Armaan does not receive the well he wanted and sits in despair. He and Muskaan try to tell the police inspector about the well that was 'stolen', but the inspector finds the story rather silly and is even stubborn enough to not listen to what they have to say. Disturbed, Armaan and Muskaan launch a protest with several villagers against the police inspector, later on to the justice minister, where the minister punishes the inspector for his slack behaviour. The inspector, realising his mistakes and behaviour, then starts to approach the people in a more orthodox way. The justice minister then allows the government people to build the well for the villagers and punishes them all, for not doing what they are supposed to do.

With the drought problem solved, Armaan decides that Muskaan should marry an Arab sheikh. Muskaan does not accept her father's offer and even has an argument about it. The issue is even more heated when she receives a letter from her friend, Sakina, which involved her getting beat up by her sheikh husband and getting kicked out, shocking Armaan and Sakina's mother. Disturbed, Armaan then decides that Muskaan should marry Arif, much to her delight. With the two of Armaan's problems solved, he ends his story at an awards ceremony, which in his perspective was a 'big drama', as the stage literally collapsed, delighting people. With his employer convinced, he then allows Armaan to work for him again.

==Production==
BIG Pictures and Reliance BIG Entertainment Ltd collaborated with director Shyam Benegal to bring "a satirical comedy 'Well Done Abba' on the celluloid". The film was shot at Film City, Mumbai, the Mumbai–Pune Expressway, Ramoji Film City and Ibrahimpatnam near Hyderabad.

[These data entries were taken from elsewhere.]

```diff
@@ -428,8 +435,21 @@
     g.lda = sr ? Hp : h->Pinp; g.ldb = h->Cp; g.ldc = h->Cp;
     g.a_col = true; g.a_map = sr ? h->rowmap_p : nullptr; g.a_rows = sr ? 2 * R : R;
     g.split_k = gemm_pick_split(g.M, g.N, g.K);
-    if (int rc = gemm_f32(h, g)) return rc;
-    launch_colsum(h->logits.as<float>(), Rp, h->Cp, h->Cp, h->G + h->off_b, h->csws.as<float>(), h->st);
+    if (pside) {
+      bool grew = false;
+      if (g.split_k > 1 && !h->slabs2.ensure((size_t)g.split_k * g.M * g.N * 4, &grew))
+        return h->fail(NASR_ERR_HIP, "slab workspace allocation failed");
+      g.slabs = g.split_k > 1 ? h->slabs2.as<float>() : nullptr;
+      HIPCHK(h, hipEventRecord(h->ev_dx, h->st));
+      HIPCHK(h, hipStreamWaitEvent(h->wst, h->ev_dx, 0));
+      launch_gemm(g, h->wst);
+      launch_colsum(h->logits.as<float>(), Rp, h->Cp, h->Cp, h->G + h->off_b, h->csws3.as<float>(), h->wst);
+      HIPCHK(h, hipEventRecord(h->ev_proj, h->wst));
+      h->proj_pending = true;
+    } else {
+      if (int rc = gemm_f32(h, g)) return rc;
+      launch_colsum(h->logits.as<float>(), Rp, h->Cp, h->Cp, h->G + h->off_b, h->csws.as<float>(), h->st);
+    }
     GemmDesc x{};
     x.A = h->logits.as<float>();
     x.B = h->P + h->off_w;
```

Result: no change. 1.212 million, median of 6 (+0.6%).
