std::vector<torch::Tensor> conv_fwd_stats(
    torch::Tensor x, torch::Tensor wpk, torch::Tensor scale,
    torch::Tensor shift, int64_t KH, int64_t KW, int64_t stride,
    int64_t pad, int64_t Cout, int64_t act);
std::vector<torch::Tensor> bn_stats_from_parts(
    torch::Tensor p1, torch::Tensor p2,
    c10::optional<torch::Tensor> running_mean,
    c10::optional<torch::Tensor> running_var,
    double momentum, double eps, int64_t M);
std::vector<torch::Tensor> bn_stats(torch::Tensor x,
                                    c10::optional<torch::Tensor> running_mean,
                                    c10::optional<torch::Tensor> running_var,
                                    double momentum, double eps);
torch::Tensor bn_act_fwd(torch::Tensor x, torch::Tensor mean,
                         torch::Tensor rstd, torch::Tensor gamma,
                         torch::Tensor beta, int64_t act,
                         c10::optional<torch::Tensor> skip);
std::vector<torch::Tensor> bn_act_bwd(torch::Tensor dy, torch::Tensor x,
                                      torch::Tensor mean, torch::Tensor rstd,
                                      torch::Tensor gamma, torch::Tensor beta,
                                      int64_t act,
                                      c10::optional<torch::Tensor> skip);
torch::Tensor col_sum(torch::Tensor x);

std::vector<torch::Tensor> encode_targets(torch::Tensor boxes,
                                          torch::Tensor labels, int64_t H,
                                          int64_t W, int64_t scale_factor,
                                          int64_t num_cls, bool normalized);
torch::Tensor normalize_u8(torch::Tensor img_u8, torch::Tensor table);
int64_t encode_chunk();
torch::Tensor augment_u8(torch::Tensor img_u8, torch::Tensor sizes,
                         torch::Tensor coef, int64_t T,
                         c10::optional<torch::Tensor> table);
}

PYBIND11_MODULE(TORCH_EXTENSION_NAME, m) {
  m.def("add_act_fwd", &rthd::add_act_fwd);
  m.def("add_act_bwd", &rthd::add_act_bwd);
  m.def("pool2x2_fwd", &rthd::pool2x2_fwd);
  m.def("pool2x2_bwd", &rthd::pool2x2_bwd);
  m.def("maxpool_same_fwd", &rthd::maxpool_same_fwd);
  m.def("maxpool_same_bwd", &rthd::maxpool_same_bwd);
  m.def("upsample2x_add_fwd", &rthd::upsample2x_add_fwd);
  m.def("upsample2x_bwd", &rthd::upsample2x_bwd);
  m.def("centernet_loss_fwd", &rthd::centernet_loss_fwd);
  m.def("centernet_loss_bwd", &rthd::centernet_loss_bwd);
  m.def("centernet_loss_fused_fwd", &rthd::centernet_loss_fused_fwd);
  m.def("centernet_loss_fused_bwd", &rthd::centernet_loss_fused_bwd);
  m.def("decode_fwd", &rthd::decode_fwd);
  m.def("nms_fwd", &rthd::nms_fwd);
  m.def("nms_batched", &rthd::nms_batched);
  m.def("soft_nms", &rthd::soft_nms_fwd);
  m.def("soft_nms_batched", &rthd::soft_nms_batched);
  m.def("pack_weights",&rthd::pack_weights);
  m.def("pack_weights_pair", &rthd::pack_weights_pair);
  m.def("pack_weights_fp8", &rthd::pack_weights_fp8);
  m.def("conv_fwd_fp8r", &rthd::conv_fwd_fp8r);
  m.def("conv_fwd", &rthd::conv_fwd);
  m.def("conv_fwd_small", &rthd::conv_fwd_small);
  m.def("conv_fwd_k64", &rthd::conv_fwd_k64);
  m.def("stem_im2col", &rthd::stem_im2col);
  m.def("wgrad", &rthd::wgrad);
  m.def("wgrad_bf16_fast", &rthd::wgrad_bf16_fast);
  m.def("conv_fwd_stats", &rthd::conv_fwd_stats);
  m.def("bn_stats_from_parts", &rthd::bn_stats_from_parts,
        py::arg("p1"), py::arg("p2"), py::arg("running_mean") = py::none(),
        py::arg("running_var") = py::none(), py::arg("momentum") = 0.1,
        py::arg("eps") = 1e-5, py::arg("m") = 1);
  m.def("bn_stats", &rthd::bn_stats);
  m.def("bn_act_fwd", &rthd::bn_act_fwd, py::arg("x"), py::arg("mean"), py::arg("rstd"), py::arg("gamma"), py::arg("beta"), py::arg("act"), py::arg("skip") = py::none());
  m.def("bn_act_bwd", &rthd::bn_act_bwd, py::arg("dy"), py::arg("x"), py::arg("mean"), py::arg("rstd"), py::arg("gamma"), py::arg("beta"), py::arg("act"), py::arg("skip") = py::none());
  m.def("col_sum", &rthd::col_sum);
  m.def("encode_targets", &rthd::encode_targets);
  m.def("normalize_u8", &rthd::normalize_u8);
  m.def("encode_chunk", &rthd::encode_chunk);
  m.def("augment_u8", &rthd::augment_u8, py::arg("img_u8"), py::arg("sizes"),
        py::arg("coef"), py::arg("T"), py::arg("table") = py::none());
}

namespace rthd {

Vihir Chorila Geli, a Marathi film, in based on similar story starring Laxmikant Berde and Ashok Saraf.

==Soundtrack==

Well Done Abbas music is by Shantanu Moitra and the main promotional song "Jab Bhi Muh Kholta" was composed by Vishal Khurana. The lyrics are penned by Ashok Mishra, Swanand Kirkire and Ila Arun.

Tracklist
| No. | Title | Lyrics | Singer(s) | Length |
|---|---|---|---|---|
| 1. | "Meri Banno Hoshiyar" | Ila Arun | Ila Arun & Daniel George | 03:32 |
| 2. | "Hum Toh Apni Bawdi Lenge" | Ashok Mishra | Mohit Chauhan & Swanand Kirkire | 03:32 |
| 3. | "Sandesa Sandesa" | Swanand Kirkire | Shreya Ghoshal & Rupankar | 05:14 |
| 4. | "Rahiman Ishq Ka Dhaga Re" | Ashok Mishra | Raghav & Raja Hasan | 05:59 |
| 5. | "Pani Ko Taraste" | Ashok Mishra | Krishna Beura & Raja Hasan | 05:34 |
| Total length: |  |  |  | 23:51 |

Promotional Song
| No. | Title | Lyrics | Music | Singer(s) | Length |
|---|---|---|---|---|---|
| 1. | "Jab Bhi Muh Kholta" | Ashok Mishra | Vishal Khurana | Ila Arun & Boman Irani |  |

==Critical reception==
The film received favourable reviews from top critics in India. Anupama Chopra of NDTV writes, "The end result is that Well Done Abba is heart-felt and intermittently funny." Nikhat Khazmi of the Times of India writes "The film is a sheer delight, with the events unfolding in a breezy, comic vein which keeps the ribs relentlessly tickling". Vinayak Chakravorty of Mail Today gave it three stars.